To rigorously assess the intrusion detection effectiveness of the proposed framework ScalaDetect-5G, we conducted a comprehensive set of experiments across four widely adopted benchmark datasets: 5G-NIDD, CIC-IDS, ToN-IoT, and BoT-IoT. The initial phase of our evaluation involved the application of the enhanced CAE to each dataset. This process facilitated the extraction of critical features, which were used to construct optimized reconstructed feature subsets. These subsets were designed to retain the most informative dimensions while minimizing redundancy. Subsequently, we deployed both the baseline intrusion detection models LuNet Pelican and the proposed deep attention-based model ResCLA to perform classification tasks on each reconstructed dataset. To ensure a robust comparison, we evaluated the models using multiple performance metrics, including the confusion matrix, F1 score, false positive rate (FPR), and area under the ROC curve (AUC). While F1 score provides a balanced assessment of precision and recall, FPR highlights the models’ susceptibility to false alarms, which is critical in intrusion detection scenarios. AUC, on the other hand, offers a holistic view of classification robustness across varying threshold settings.

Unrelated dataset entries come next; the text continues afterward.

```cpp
int setup_derivative(c5_context* ctx, DerivativeView& v) {
    if (nothing_to_render(ctx)) return fail(ctx, C5_ERR_STATE, "plane initializer. empty set of objects to render");
    if (!ctx->have_image) return fail(ctx, C5_ERR_STATE, "critical error. empty plane");
    int rc = bind_device(ctx);
    if (rc) return rc;
    FrameSlot& fs = ctx->slots[0];
    hipStream_t s = v.s = ctx->stream;
    const c5::ImageParams& im = ctx->im;
    v.n_px = local_pixels(im);
    const int64_t padded = v.padded = padded_pixels(im);
    if (ctx->n_cells <= 0) {
        v.no_cells = true;
        return C5_OK;
    }
    if (c5::segment_bytes() != c5::adjoint_segment_bytes())
        return fail(ctx, C5_ERR_STATE, "bin_sort_resolve's segment layout differs from the adjoint's");
    if (ctx->pipeline || ctx->overlap_setup) {
        rc = drain(ctx);
        if (rc) return rc;
    }

    C5_HIP(ctx, ctx->adj_counters.ensure(kCountersBytes));
    C5_HIP(ctx, ctx->adj_sticky.ensure(kStickyWords * sizeof(unsigned)));
    if (!ctx->adj_status) C5_HIP(ctx, hipHostMalloc(reinterpret_cast<void**>(&ctx->adj_status), 4 * sizeof(unsigned), hipHostMallocDefault));
    rc = ensure_device_perm(ctx);
    if (rc) return rc;
    v.perm = ctx->cell_perm.empty() ? nullptr : ctx->adj_perm.as<int32_t>();
    c5::FrameCounters* const counters = ctx->adj_counters.as<c5::FrameCounters>();
    C5_HIP(ctx, hipMemsetAsync(ctx->adj_sticky.ptr, 0, kStickyWords * sizeof(unsigned), s));

    c5::GridView& g = v.g = grid_view(ctx, fs);
    fs.setup_epoch = 0;
    fs.setup_kept = false;
    fs.flags_valid = false;

    c5::launch_transform_soa(s, g.px, g.py, g.pz, g.vx, g.vy, g.vz, g.n_pts, ctx->view, counters);
    c5::SolidTable table{};
    bool any_solid = false;
    v.bin_sort = uses_bin_sort(ctx);
    if (v.bin_sort) {
        int64_t total = 0;
        rc = enqueue_bin_lists(ctx, fs, g, s, counters, total);
        if (rc) return rc;
        rc = enqueue_solids(ctx, fs, 0, s, table, any_solid);
        if (rc) return rc;
        v.mask = any_solid ? fs.mask.as<uint32_t>() : nullptr;
    } else {
        const double key_slack = entry_key_slack(ctx);
        c5::launch_build_records(s, g, ctx->alpha_limit, 0);
        if (!fs.head_clean) C5_HIP(ctx, hipMemsetAsync(fs.head.ptr, 0, static_cast<size_t>(padded) * sizeof(c5::EntryHead), s));
        fs.head_clean = false;
        c5::launch_entry_lists(s, g, ctx->xtab.as<double>(), ctx->ytab.as<double>(), im, fs.head.as<c5::EntryHead>(),
                               fs.first.as<c5::Entry>(), fs.pool.as<c5::Entry>(), fs.entry_capacity, counters,
                               ctx->adj_sticky.as<unsigned>(), 0, key_slack);
        rc = enqueue_solids(ctx, fs, 0, s, table, any_solid);
        if (rc) return rc;
        v.mask = any_solid ? fs.mask.as<uint32_t>() : nullptr;
        c5::WalkParams& wp = v.w;
        wp.xrec = g.xrec;
        wp.entry_head = fs.head.as<c5::EntryHead>();
        wp.entry_first = fs.first.as<c5::Entry>();
        wp.entry_pool = fs.pool.as<c5::Entry>();
        wp.pool_capacity = fs.entry_capacity;
        wp.key_slack = key_slack > 0.0 ? key_slack : 0.0;
        wp.mask = v.mask;
        wp.solids = table;
        wp.Xtab = ctx->xtab.as<double>();
        wp.Ytab = ctx->ytab.as<double>();
        wp.im = im;
        wp.max_steps = static_cast<uint32_t>(ctx->n_cells + 64);
        wp.counters = counters;
        wp.sticky = ctx->adj_sticky.as<unsigned>();
    }
    return C5_OK;
}

int commit_derivative(c5_context* ctx, const char* what) {
    FrameSlot& fs = ctx->slots[0];
    hipStream_t s = ctx->stream;
    C5_HIP(ctx, hipGetLastError());
    C5_HIP(ctx, hipMemcpyAsync(ctx->adj_status, &ctx->adj_counters.as<c5::FrameCounters>()->walk_overflow,
                               kStatusWords * sizeof(unsigned), hipMemcpyDeviceToHost, s));
    if (ctx->pipeline) {
        C5_HIP(ctx, hipEventRecord(fs.walk_done, s));
        fs.walk_recorded = true;
    }
    ctx->adjoint_pending = true;
    ctx->adj_what = what;
    return C5_OK;
}

int adjoint_params(c5_context* ctx, const DerivativeView& v, c5::AdjointParams& ap) {
    C5_HIP(ctx, ctx->adj_lambda.ensure(static_cast<size_t>(v.padded) * sizeof(double)));
    ap = c5::AdjointParams{};
    ap.w = v.w;
    ap.lambda = ctx->adj_lambda.as<double>();
    return C5_OK;
}

int adjoint_one(c5_context* ctx, const DerivativeView& v, bool squared, const float2* weights, double* ga_out, double* gq_out) {
    const size_t n_cells = static_cast<size_t>(ctx->n_cells);
    C5_HIP(ctx, ctx->adj_grad.ensure(2 * n_cells * sizeof(double)));
// ... 613 lines not shown
```

### course5_amd/csrc/frame.hip

```cpp
#include "context.hpp"

namespace c5api __attribute__((visibility("hidden"))) {

constexpr double kSplitAlphaFloor = 1e-6;

int enqueue_solids(c5_context* ctx, FrameSlot& fs, int slot_id, hipStream_t s, c5::SolidTable& table, bool& any_solid) {
    const c5::ImageParams& im = ctx->im;
    const int64_t padded = padded_pixels(im);
    any_solid = false;
    for (int k = 0; k < C5_MAX_SOLIDS; ++k) {
        table.colour[k] = ctx->solids[k].colour;
        if (ctx->solids[k].n_tets > 0) any_solid = true;
    }
    table.n_slots = C5_MAX_SOLIDS;
    if (any_solid) {
        C5_HIP(ctx, hipMemsetAsync(fs.mask.ptr, 0, static_cast<size_t>(padded) * sizeof(uint32_t), s));
        for (int k = 0; k < C5_MAX_SOLIDS; ++k) {
            Solid& so = ctx->solids[k];
            if (so.n_tets <= 0) continue;
            const bool same = ctx->solid_cache && !ctx->pipeline && so.seen_stream == s && so.seen_generation == so.generation &&
                              same_rotations(so.seen_rots, so.rots) && same_image(so.seen_im, im);
            so.unchanged_frames = same ? so.unchanged_frames + 1 : 0;
            if (!same) {
                so.own_mask_ready = false;
// ... 130 lines not shown
    fs.host_counters->seg_tiles = static_cast<unsigned long long>(total);
    if (ctx->pipeline) {
        C5_HIP(ctx, hipEventRecord(fs.setup_done, s));
        C5_HIP(ctx, hipStreamWaitEvent(f.main_s, fs.setup_done, 0));
        C5_HIP(ctx, hipEventRecord(fs.walk_done, f.main_s));
        fs.walk_recorded = true;
    }
    note_enqueued(ctx, f);
    return C5_OK;
}

}

bool nothing_to_render(const c5_context* ctx) {
    if (ctx->n_cells > 0) return false;
    for (const Solid& s : ctx->solids)
        if (s.n_tets > 0) return false;
    return true;
}

c5::GridView grid_view(const c5_context* ctx, const FrameSlot& fs) {
    const c5::ImageParams& im = ctx->im;
    c5::GridView g;
    g.n_pts = ctx->n_pts;
    g.n_cells = ctx->n_cells;
    g.n_bfaces = ctx->n_bfaces;
    g.px = ctx->px.as<double>();
    g.py = ctx->py.as<double>();
    g.pz = ctx->pz.as<double>();
    g.vx = fs.vx.as<double>();
    g.vy = fs.vy.as<double>();
    g.vz = fs.vz.as<double>();
    g.cell_vert = ctx->cell_vert.as<int4>();
    g.cell_adj = ctx->cell_adj.as<int4>();
    g.alpha = ctx->alpha.as<double>();
    g.q = ctx->q.as<double>();
    g.bface = ctx->bface.as<uint32_t>();
    g.xrec = fs.rec.as<c5::ExitRecord>();
    g.rot = ctx->view;
    g.block_sphere = (ctx->block_cull && im.n_local_rows > 0 && im.n_local_rows < im.res_y && ctx->block_sphere.ptr) ? ctx->block_sphere.as<double4>() : nullptr;
    if (im.n_local_rows > 0) {
        const int first = c5::global_row_of(im, 0), last = c5::global_row_of(im, im.n_local_rows - 1);
        const double pad = std::fabs(im.step_y);
        const double ya = ctx->host_ytab[static_cast<size_t>(first)], yb = ctx->host_ytab[static_cast<size_t>(last)];
        g.cull_y_lo = std::fmin(ya, yb) - pad;
        g.cull_y_hi = std::fmax(ya, yb) + pad;
    } else {
        g.cull_y_lo = 1.0;
        g.cull_y_hi = -1.0;
    }
    return g;
}

namespace {


bool serial_setup(const c5_context* ctx) { return !ctx->pipeline && !ctx->fuse_setup && !ctx->overlap_setup; }

bool default_walk(const c5_context* ctx) {
    return ctx->tile_shape == 3 && ctx->xcd_mode == 2 && ctx->lds_stage == 2 && ctx->order == 0;
}

int sb_cost_buffer(c5_context* ctx, FrameJob& f) {
    const c5::ImageParams& im = ctx->im;
    FrameSlot& fs = f.fs;
    if (ctx->cost_order && ctx->xcd_mode == 2 && ctx->lds_stage && im.n_local_rows > 0) {
        const int sb_rows = c5::walk_sb_rows(ctx->tile_shape, ctx->band_rows);
        f.n_sb = (im.n_local_rows + sb_rows - 1) / sb_rows;
        if (f.n_sb <= c5::kMaxSbRows) {
            if (!fs.sb.ptr) {
                C5_HIP(ctx, fs.sb.ensure(c5::kMaxSbRows * sizeof(uint32_t)));
                C5_HIP(ctx, hipMemsetAsync(fs.sb.ptr, 0, fs.sb.bytes, f.s));
            }
            f.sb_key = (static_cast<long long>(im.n_local_rows) << 20) ^ (static_cast<long long>(sb_rows) << 4) ^ ctx->tile_shape;
            f.sb = fs.sb.as<uint32_t>();
        } else {
            f.n_sb = 0;
        }
    }
    fs.sb_key = f.sb_key;
    fs.sb_n = f.n_sb;
    return C5_OK;
}

struct SplitPlan {
    int k = 1;
    double w[c5::kMaxSlabs + 1] = {};
    double g[2] = {0.0, 0.0};
};
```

Table 4 presents the comparative false positive rates (FPRs) of three representative intrusion detection models—LuNet, Pelican, and ScalaDetect-5G—across four widely used benchmark datasets: 5G-NIDD, CIC-IDS, ToN-IoT, and BoT-IoT. The results indicate that ScalaDetect-5G consistently achieves the lowest FPR among all models across every dataset. For instance, on the 5G-NIDD dataset, ScalaDetect-5G records an exceptionally low FPR of 0.35%, compared to 1.82% for LuNet and 1.17% for Pelican. Similar trends are observed in the CIC-IDS and BoT-IoT datasets, where ScalaDetect-5G maintains FPRs below 0.4%. Even in the more challenging ToN-IoT dataset, which features a diverse range of attack scenarios, ScalaDetect-5G maintains a favorable FPR of just 0.41%. These results suggest that ScalaDetect-5G is highly effective at reducing false alarms, a critical requirement for practical deployment in real-world intrusion detection systems.

images

In addition to minimizing FPR, ScalaDetect-5G also demonstrates superior classification performance in terms of the area under the ROC curve (AUC). As shown in Table 4, ScalaDetect-5G consistently achieves the highest AUC values across all datasets. On the 5G-NIDD dataset, it achieves a near-optimal AUC of 0.997, outperforming both LuNet (0.975) and Pelican (0.983). This trend persists across the CIC-IDS and BoT-IoT datasets, where ScalaDetect-5G reaches AUC values above 0.99. Even under the diverse attack conditions in ToN-IoT, the model maintains a high AUC of 0.991. These high AUC scores indicate that ScalaDetect-5G possesses strong discriminatory capability across varying decision thresholds, further validating its robustness and generalizability in detecting a wide range of network intrusions.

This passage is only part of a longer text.